## EXERCISE DIRECTIONS:
Each line in the records below that has the word "RING" should be copied.

[Saved data entries]
template <int RING, int P3, int P4, int P5, int P6, int P7>
__global__ __launch_bounds__(TA) void ntm_seq_fwd_ws_kernel(NtmFwdArgs a, NtmLds L) {
    extern __shared__ __attribute__((aligned(16))) float smem[];
    constexpr int PFIN = P3 + P4 + P5 + P6 + P7;
    static_assert(PFIN >= 0 && PFIN <= NG && Whid % RING == 0, "groups per lap; the ring's phase is static when it divides the lap");
    const int b = blockIdx.x, tid0 = threadIdx.x;
    const int S = a.d.S;
    constexpr int N = WN, Md = WMd, MP = WMP, R = WR, Wh = 1, H = WH, hid = Whid, SS = WSS, RM = WRM, K = WK;

    float* sPart = smem + L.part;
    float* sM = smem + L.M;
    float* sW = smem + L.W;
    float* sZ = smem + L.Z;
    float* sC = smem + L.C;
    f32x4* sWres4 = reinterpret_cast<f32x4*>(smem + L.total + 32);
    f32x4* sPartH4 = reinterpret_cast<f32x4*>(smem + L.total + 32 + RESL * 400 * 4);
    f32x4* sPart4 = reinterpret_cast<f32x4*>(sPart);
    const f32x4* Wr4 = reinterpret_cast<const f32x4*>(a.Wr);
    const f32x4* Wa4 = reinterpret_cast<const f32x4*>(a.Wa);

    for (int i = tid0; i < N * Md; i += TA) sM[(i / Md) * MP + (i % Md)] = a.M0[(size_t)b * N * Md + i];
    for (int i = tid0; i < H * N; i += TA) sW[i] = a.w0[(size_t)b * H * N + i];
    for (int i = tid0; i < RM; i += TA) sZ[i] = a.read0[(size_t)b * RM + i];
    for (int i = tid0; i < hid; i += TA) {
        sC[i] = a.cs0[(size_t)b * 2 * hid + i];
        sZ[RM + i] = a.cs0[(size_t)b * 2 * hid + hid + i];
    }
#ifdef NTK_CL_PROF
    unsigned long long* s_prof = reinterpret_cast<unsigned long long*>(smem + L.total + 32 + RESL * 400 * 4 + 4 * hid);
    const bool prof_on = blockIdx.x == 0 && (tid0 == 0 || tid0 == TC);
    if (prof_on) { const int ro = tid0 == 0 ? 0 : 16; for (int i = 0; i < 15; ++i) s_prof[ro + i] = 0; }
#endif
    __syncthreads();
#ifdef NTK_CL_PROF
    if (prof_on) s_prof[(tid0 == 0 ? 0 : 16) + 15] = __builtin_amdgcn_s_memtime();
#endif

    if (tid0 >= TC) {
        const int j = min(tid0 - TC, hid - 1);
        const __amdgpu_buffer_rsrc_t wrs = __builtin_amdgcn_make_buffer_rsrc(const_cast<float*>(a.Wr + (size_t)RM * 4 * hid), 0,
                                                                              hid * 4 * hid * (int)sizeof(float), 0x00020000);
        const unsigned voff = (unsigned)j * 16u;
        auto wrow = [&](int r) { return __builtin_bit_cast(f32x4, __builtin_amdgcn_raw_buffer_load_b128(wrs, voff, r * (4 * hid * (int)sizeof(float)), 0)); };
        const float* sHp = sZ + RM;
        f32x4 ring[RING];
        f32x4 acc = {0.f, 0.f, 0.f, 0.f};
#pragma unroll 1
        for (int r0 = 0; r0 < 4 * PFIN; r0 += 4) {
            f32x4 w[4];
#pragma unroll
            for (int q = 0; q < 4; ++q) w[q] = wrow(r0 + q);
            const f32x4 hv = *reinterpret_cast<const f32x4*>(sHp + r0);
#pragma unroll
            for (int q = 0; q < 4; ++q) acc += hv[q] * w[q];
        }
#pragma unroll
        for (int q = 0; q < RING; ++q) ring[(4 * PFIN + q) % RING] = wrow((4 * PFIN + q) % hid);
        auto group = [&](auto gc) {
            constexpr int r = 4 * decltype(gc)::value;
            const f32x4 hv = *reinterpret_cast<const f32x4*>(sHp + r);
#pragma unroll
            for (int q = 0; q < 4; ++q) {
                acc += hv[q] * ring[(r + q) % RING];
                ring[(r + q) % RING] = wrow((r + q + RING) % hid);
            }
            __builtin_amdgcn_sched_barrier(0);
        };
        for (int t = 0; t < S; ++t) {
            ntk_static_for<PFIN, NG>(group);
            sPartH4[j] = acc;
            acc = f32x4{0.f, 0.f, 0.f, 0.f};
            WS_BARRIER(1, 0);
            WS_BARRIER(1, 1);
            ntk_static_for<0, P3>(group);
            WS_BARRIER(1, 2);
            ntk_static_for<P3, P3 + P4>(group);
            WS_BARRIER(1, 3);
            ntk_static_for<P3 + P4, P3 + P4 + P5>(group);
            WS_BARRIER(1, 4);
            ntk_static_for<P3 + P4 + P5, P3 + P4 + P5 + P6>(group);
            WS_BARRIER(1, 5);
            ntk_static_for<P3 + P4 + P5 + P6, PFIN>(group);
            WS_BARRIER(1, 6);
        }
#ifdef NTK_CL_PROF
        if (prof_on) for (int i = 0; i < 16; ++i) g_ntm_ws_prof[1][i] = s_prof[16 + i];
#endif
        return;
    }

    constexpr int T = TC;
    const NtmCtl d = ntm_ctl(Md, R, Wh, hid, SS, WO, 0);
    const NtmFwdSt c = ntm_fwd_state(smem, L, T, N, Md, R, Wh, hid, SS, d.PP, RM);
    f32x4 wres[RESQ];
    if (tid0 < 2 * hid) {
        const int j = tid0 % hid, k0 = (tid0 / hid) * (RESQ + RESL);
#pragma unroll
        for (int q = 0; q < RESQ; ++q) wres[q] = Wr4[(size_t)(k0 + q) * hid + j];
        for (int q = 0; q < RESL; ++q) sWres4[q * (2 * hid) + tid0] = Wr4[(size_t)(k0 + RESQ + q) * hid + j];
    }
    for (int t = 0; t < S; ++t) {
        int tid_op = tid0;
        asm volatile("" : "+v"(tid_op));
        const int tid = tid_op;
        const int lane = tid & 63, wave = tid >> 6;
        const size_t bt = (size_t)b * S + t;
        f32x4 xg = {0.f, 0.f, 0.f, 0.f};
        if (tid < hid) {
            xg = reinterpret_cast<const f32x4*>(a.xproj)[bt * hid + tid];
            xg += Wr4[(size_t)K * hid + tid];
        }
        if (a.st_z) {
            for (int i = tid; i < d.ldz; i += T) a.st_z[bt * d.ldz + i] = (i < K) ? sZ[i] : (i == K ? 1.f : 0.f);
        }
        if (tid < 2 * hid) {
            const int k0 = (tid / hid) * (RESQ + RESL);
            f32x4 acc = {0.f, 0.f, 0.f, 0.f};
#pragma unroll
            for (int q = 0; q < RESQ; ++q) acc += sZ[k0 + q] * wres[q];
#pragma unroll 4
            for (int q = 0; q < RESL; ++q) acc += sZ[k0 + RESQ + q] * sWres4[q * (2 * hid) + tid];
            sPart4[tid] = acc;
        }
        WS_BARRIER(0, 0);
        if (tid < hid) {
            const f32x4 g = ((xg + sPart4[tid]) + sPart4[hid + tid]) + sPartH4[tid];
            const float gi = ntm_sigmoid(g[0]);
            const float gj = ntm_tanh(g[1]);
            const float gf = ntm_sigmoid(g[2]);
            const float go = ntm_sigmoid(g[3]);
            const float c2 = sC[tid] * gf + gi * gj;
            const float h2 = ntm_tanh(c2) * go;
            sC[tid] = c2;
            sZ[RM + tid] = h2;
            if (a.st_gates) {
                f32x4 ga = {gi, gj, gf, go};
                reinterpret_cast<f32x4*>(a.st_gates)[bt * hid + tid] = ga;
                a.st_c[bt * hid + tid] = c2;
            }
            if (a.st_h) a.st_h[bt * d.ldh + tid] = h2;
        } else if (a.st_h && tid < d.ldh) {
            a.st_h[bt * d.ldh + tid] = (tid == hid) ? 1.f : 0.f;
        }
        ntm_fwd_mem_norms<false>(c, tid);
        WS_BARRIER(0, 1);
        ntm_fwd_unpack_partials<4>(c, d, Wa4, tid);
        WS_BARRIER(0, 2);
        ntm_fwd_controls(c, d, a, tid, bt);
        WS_BARRIER(0, 3);
        if (wave < H) ntm_fwd_head_wave<false, SS>(c, d, a, wave, lane, bt);
        else if (wave == H && lane == 0 && a.outputs) ntm_fwd_output_softmax(c, d, a, bt);
        WS_BARRIER(0, 4);
        ntm_fwd_read_partials(c, tid);
        WS_BARRIER(0, 5);
        for (int idx = tid; idx < N * Md; idx += T) {
            const int n = idx / Md, m = idx - n * Md;
            const float ww = sW[R * N + n];
            const float nm = sM[n * MP + m] * (1.0f - ww * c.sU[d.oE + m]) + ww * c.sU[d.oA + m];
            sM[n * MP + m] = nm;
            if (a.st_M) a.st_M[bt * N * Md + idx] = nm;
        }
        ntm_fwd_read_finish(c, a, tid, bt);
        WS_BARRIER(0, 6);
    }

## EXERCISE SOLUTION:
template <int RING, int P3, int P4, int P5, int P6, int P7>
    static_assert(PFIN >= 0 && PFIN <= NG && Whid % RING == 0, "groups per lap; the ring's phase is static when it divides the lap");
        f32x4 ring[RING];
        for (int q = 0; q < RING; ++q) ring[(4 * PFIN + q) % RING] = wrow((4 * PFIN + q) % hid);
                acc += hv[q] * ring[(r + q) % RING];
                ring[(r + q) % RING] = wrow((r + q + RING) % hid);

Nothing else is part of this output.